All lines in the data that hold the word "engine" need copying.

(Stored data entries)
☆ ☆ ☆

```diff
diff --git a/asyncflow_amd/csrc/af_pregen.hpp b/asyncflow_amd/csrc/af_pregen.hpp
--- a/asyncflow_amd/csrc/af_pregen.hpp
+++ b/asyncflow_amd/csrc/af_pregen.hpp
@@ -12,17 +12,11 @@
 
 AF_HD double unit_variate(uint64_t seed, uint32_t idx) {
     const af::U4 r = af::draw_block(seed, af::STREAM_GENERATOR, idx, 0u);
-    double u = af::u53(r.x, r.y);
-    if (u < 1e-15) u = 1e-15;
-    return -af::af_log_unit(1.0 - u);
-}
-
-AF_HD double refine_rcp(double d, double r0) {
-    const double e0 = __builtin_fma(-d, r0, 1.0);
-    const double r1 = __builtin_fma(r0, e0, r0);
-    const double e1 = __builtin_fma(-d, r1, 1.0);
-    return __builtin_fma(r1, e1, r1);
-}
+    const double K = af::k53(r.x, r.y);
+    const double x = K < 1e-15 * 9007199254740992.0 ? 1.0 - 1e-15 : af::one_minus_unit_of(K);
+    return -af::af_log_unit(x);
+}
+
 AF_HD double div_by(double n, double d, double r2) {
     const double q = n * r2;
     const double rem = __builtin_fma(-d, q, n);
@@ -64,7 +58,7 @@
         return;
     }
     L.fast_div = div_in_range(L.lam);
-    L.rinv = L.fast_div ? refine_rcp(L.lam, rcp_estimate(L.lam)) : 0.0;
+    L.rinv = L.fast_div ? af::refine_rcp(L.lam, rcp_estimate(L.lam)) : 0.0;
     L.state = LANE_RUN;
 }
 template <bool FAST_DIV>
diff --git a/asyncflow_amd/csrc/engine.hip b/asyncflow_amd/csrc/engine.hip
--- a/asyncflow_amd/csrc/engine.hip
+++ b/asyncflow_amd/csrc/engine.hip
@@ -707,6 +707,14 @@
         case 5: r = x / y; break;
         case 6: r = (double)af::af_poisson(x, seed, (uint32_t)y >> 16, (uint32_t)y & 0xFFFFu, 0u); break;
         case 7: r = af::af_log_unit(x); break;
+        case 8:
+        case 9: {
+            const uint64_t sd = af::d2u(x), si = af::d2u(y);
+            const af::U4 b = af::draw_block(sd, (uint32_t)(si >> 32), (uint32_t)si, 0u);
+            r = af::u2d(kind == 8 ? ((uint64_t)b.x << 32) | b.y : ((uint64_t)b.z << 32) | b.w);
+            break;
+        }
+        case 10: r = af::one_minus_unit_of(af::k53((uint32_t)(af::d2u(x) >> 32), (uint32_t)af::d2u(x))); break;
         default: r = 0.0;
     }
     out[i] = r;
```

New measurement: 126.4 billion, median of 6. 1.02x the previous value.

☆ ☆ ☆

● RESPONSE
diff --git a/asyncflow_amd/csrc/engine.hip b/asyncflow_amd/csrc/engine.hip
--- a/asyncflow_amd/csrc/engine.hip
+++ b/asyncflow_amd/csrc/engine.hip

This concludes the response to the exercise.